Filter the entries down to the lines containing "word", and copy those lines.

+ + + + +

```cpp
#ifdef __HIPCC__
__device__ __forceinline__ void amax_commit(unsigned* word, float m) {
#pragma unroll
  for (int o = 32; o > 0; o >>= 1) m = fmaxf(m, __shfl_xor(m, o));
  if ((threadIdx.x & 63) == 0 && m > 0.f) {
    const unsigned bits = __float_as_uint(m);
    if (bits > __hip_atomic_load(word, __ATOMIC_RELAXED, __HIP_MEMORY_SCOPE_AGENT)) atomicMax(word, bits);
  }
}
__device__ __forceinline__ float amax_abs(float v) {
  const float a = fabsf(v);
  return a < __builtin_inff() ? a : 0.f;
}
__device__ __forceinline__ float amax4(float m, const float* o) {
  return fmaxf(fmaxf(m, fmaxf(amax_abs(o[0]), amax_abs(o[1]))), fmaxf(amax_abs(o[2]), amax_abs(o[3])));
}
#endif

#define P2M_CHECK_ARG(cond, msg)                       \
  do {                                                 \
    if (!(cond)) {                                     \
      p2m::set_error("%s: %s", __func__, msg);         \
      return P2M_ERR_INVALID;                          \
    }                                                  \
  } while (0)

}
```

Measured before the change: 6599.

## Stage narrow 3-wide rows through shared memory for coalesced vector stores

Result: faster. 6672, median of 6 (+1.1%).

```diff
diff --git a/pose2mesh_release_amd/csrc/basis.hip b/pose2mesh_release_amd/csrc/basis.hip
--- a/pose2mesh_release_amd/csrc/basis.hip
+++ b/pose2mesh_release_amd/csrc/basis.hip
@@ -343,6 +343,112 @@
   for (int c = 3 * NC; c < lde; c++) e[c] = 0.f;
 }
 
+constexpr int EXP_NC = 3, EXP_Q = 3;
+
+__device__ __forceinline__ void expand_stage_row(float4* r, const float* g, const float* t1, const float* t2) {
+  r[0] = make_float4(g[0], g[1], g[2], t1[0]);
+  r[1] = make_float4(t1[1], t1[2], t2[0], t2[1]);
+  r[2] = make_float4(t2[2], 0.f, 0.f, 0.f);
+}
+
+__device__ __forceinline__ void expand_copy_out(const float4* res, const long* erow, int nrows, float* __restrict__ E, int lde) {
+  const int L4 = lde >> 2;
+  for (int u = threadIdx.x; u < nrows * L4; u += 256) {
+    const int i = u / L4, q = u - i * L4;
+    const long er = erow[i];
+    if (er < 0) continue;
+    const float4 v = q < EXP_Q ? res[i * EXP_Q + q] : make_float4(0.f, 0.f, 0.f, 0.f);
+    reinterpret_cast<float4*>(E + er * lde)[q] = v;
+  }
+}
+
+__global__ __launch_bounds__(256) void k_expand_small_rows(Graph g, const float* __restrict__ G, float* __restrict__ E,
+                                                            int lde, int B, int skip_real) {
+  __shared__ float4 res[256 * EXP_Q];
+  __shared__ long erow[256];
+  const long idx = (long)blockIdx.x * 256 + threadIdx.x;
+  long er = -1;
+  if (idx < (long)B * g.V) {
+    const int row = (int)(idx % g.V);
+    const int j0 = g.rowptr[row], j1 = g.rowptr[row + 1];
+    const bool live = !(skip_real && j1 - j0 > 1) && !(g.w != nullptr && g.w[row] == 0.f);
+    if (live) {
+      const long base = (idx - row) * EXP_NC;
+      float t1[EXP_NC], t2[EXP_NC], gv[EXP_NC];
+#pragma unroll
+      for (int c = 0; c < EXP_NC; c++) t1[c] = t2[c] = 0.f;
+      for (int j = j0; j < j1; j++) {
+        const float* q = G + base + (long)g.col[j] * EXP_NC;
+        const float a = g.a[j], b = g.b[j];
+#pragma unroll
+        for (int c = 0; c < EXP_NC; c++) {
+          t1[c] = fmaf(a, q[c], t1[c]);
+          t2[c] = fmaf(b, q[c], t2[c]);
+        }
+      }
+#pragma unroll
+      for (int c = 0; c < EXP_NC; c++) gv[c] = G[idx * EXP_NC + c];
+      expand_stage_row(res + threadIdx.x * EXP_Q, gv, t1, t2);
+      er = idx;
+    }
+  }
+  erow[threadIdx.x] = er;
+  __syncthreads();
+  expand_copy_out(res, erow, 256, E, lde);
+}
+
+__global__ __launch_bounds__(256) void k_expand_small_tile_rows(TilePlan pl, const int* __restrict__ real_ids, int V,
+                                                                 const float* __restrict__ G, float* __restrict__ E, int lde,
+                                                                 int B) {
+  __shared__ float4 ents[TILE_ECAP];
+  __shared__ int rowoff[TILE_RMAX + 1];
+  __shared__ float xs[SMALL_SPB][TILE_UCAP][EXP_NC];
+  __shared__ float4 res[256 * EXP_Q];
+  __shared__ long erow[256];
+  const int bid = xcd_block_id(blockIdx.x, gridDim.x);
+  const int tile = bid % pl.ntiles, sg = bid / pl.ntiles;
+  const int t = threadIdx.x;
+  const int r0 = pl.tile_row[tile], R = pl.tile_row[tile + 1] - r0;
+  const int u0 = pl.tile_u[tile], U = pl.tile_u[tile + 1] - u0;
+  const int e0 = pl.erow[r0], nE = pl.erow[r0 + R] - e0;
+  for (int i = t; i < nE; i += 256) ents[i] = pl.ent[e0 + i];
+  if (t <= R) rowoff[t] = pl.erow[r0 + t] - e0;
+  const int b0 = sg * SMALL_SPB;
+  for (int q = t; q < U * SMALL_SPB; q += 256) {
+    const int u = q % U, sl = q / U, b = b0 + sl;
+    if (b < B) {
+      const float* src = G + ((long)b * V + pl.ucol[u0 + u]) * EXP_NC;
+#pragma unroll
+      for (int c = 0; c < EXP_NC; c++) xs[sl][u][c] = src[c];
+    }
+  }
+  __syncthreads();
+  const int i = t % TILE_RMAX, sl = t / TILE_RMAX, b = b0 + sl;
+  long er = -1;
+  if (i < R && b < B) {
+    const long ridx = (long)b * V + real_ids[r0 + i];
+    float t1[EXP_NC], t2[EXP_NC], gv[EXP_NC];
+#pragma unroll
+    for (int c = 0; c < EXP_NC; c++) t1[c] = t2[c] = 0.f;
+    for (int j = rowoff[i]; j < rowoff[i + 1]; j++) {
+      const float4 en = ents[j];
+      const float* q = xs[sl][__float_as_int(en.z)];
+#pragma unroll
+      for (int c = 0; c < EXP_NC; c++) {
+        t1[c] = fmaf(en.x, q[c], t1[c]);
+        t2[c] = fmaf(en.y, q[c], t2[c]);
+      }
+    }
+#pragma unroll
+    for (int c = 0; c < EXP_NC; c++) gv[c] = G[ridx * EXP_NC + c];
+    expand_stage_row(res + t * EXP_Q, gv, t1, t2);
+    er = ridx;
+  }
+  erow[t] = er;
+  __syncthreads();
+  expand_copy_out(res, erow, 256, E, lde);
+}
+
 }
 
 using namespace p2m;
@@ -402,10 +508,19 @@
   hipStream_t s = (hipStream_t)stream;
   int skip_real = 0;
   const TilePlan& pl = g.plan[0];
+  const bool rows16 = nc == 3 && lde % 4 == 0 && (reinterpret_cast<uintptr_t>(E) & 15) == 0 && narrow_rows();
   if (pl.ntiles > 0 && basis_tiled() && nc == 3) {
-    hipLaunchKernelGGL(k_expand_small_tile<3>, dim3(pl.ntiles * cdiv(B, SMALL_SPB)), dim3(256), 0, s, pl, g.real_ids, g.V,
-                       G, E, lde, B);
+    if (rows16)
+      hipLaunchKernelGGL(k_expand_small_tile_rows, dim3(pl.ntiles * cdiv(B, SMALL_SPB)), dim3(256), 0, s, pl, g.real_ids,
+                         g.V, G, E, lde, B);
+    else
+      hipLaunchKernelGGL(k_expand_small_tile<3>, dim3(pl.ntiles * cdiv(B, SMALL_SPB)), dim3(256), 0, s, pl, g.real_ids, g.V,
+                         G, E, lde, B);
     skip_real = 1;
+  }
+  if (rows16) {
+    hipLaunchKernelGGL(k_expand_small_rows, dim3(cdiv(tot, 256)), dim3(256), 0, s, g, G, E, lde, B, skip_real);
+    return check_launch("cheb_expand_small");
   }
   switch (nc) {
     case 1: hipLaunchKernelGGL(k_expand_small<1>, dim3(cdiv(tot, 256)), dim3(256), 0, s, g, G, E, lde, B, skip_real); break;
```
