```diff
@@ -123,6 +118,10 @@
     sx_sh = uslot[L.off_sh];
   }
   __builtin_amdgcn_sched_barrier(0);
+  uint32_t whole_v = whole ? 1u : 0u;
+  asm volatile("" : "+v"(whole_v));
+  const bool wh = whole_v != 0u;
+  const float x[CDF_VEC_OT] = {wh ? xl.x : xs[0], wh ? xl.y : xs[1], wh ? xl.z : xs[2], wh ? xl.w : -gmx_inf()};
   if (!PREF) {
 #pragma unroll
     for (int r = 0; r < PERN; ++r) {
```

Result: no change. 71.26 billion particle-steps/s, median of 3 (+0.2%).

+ + + + +

## ANSWER SECTION
__device__ __forceinline__ void amax_commit(unsigned* word, float m) {
    if (bits > __hip_atomic_load(word, __ATOMIC_RELAXED, __HIP_MEMORY_SCOPE_AGENT)) atomicMax(word, bits);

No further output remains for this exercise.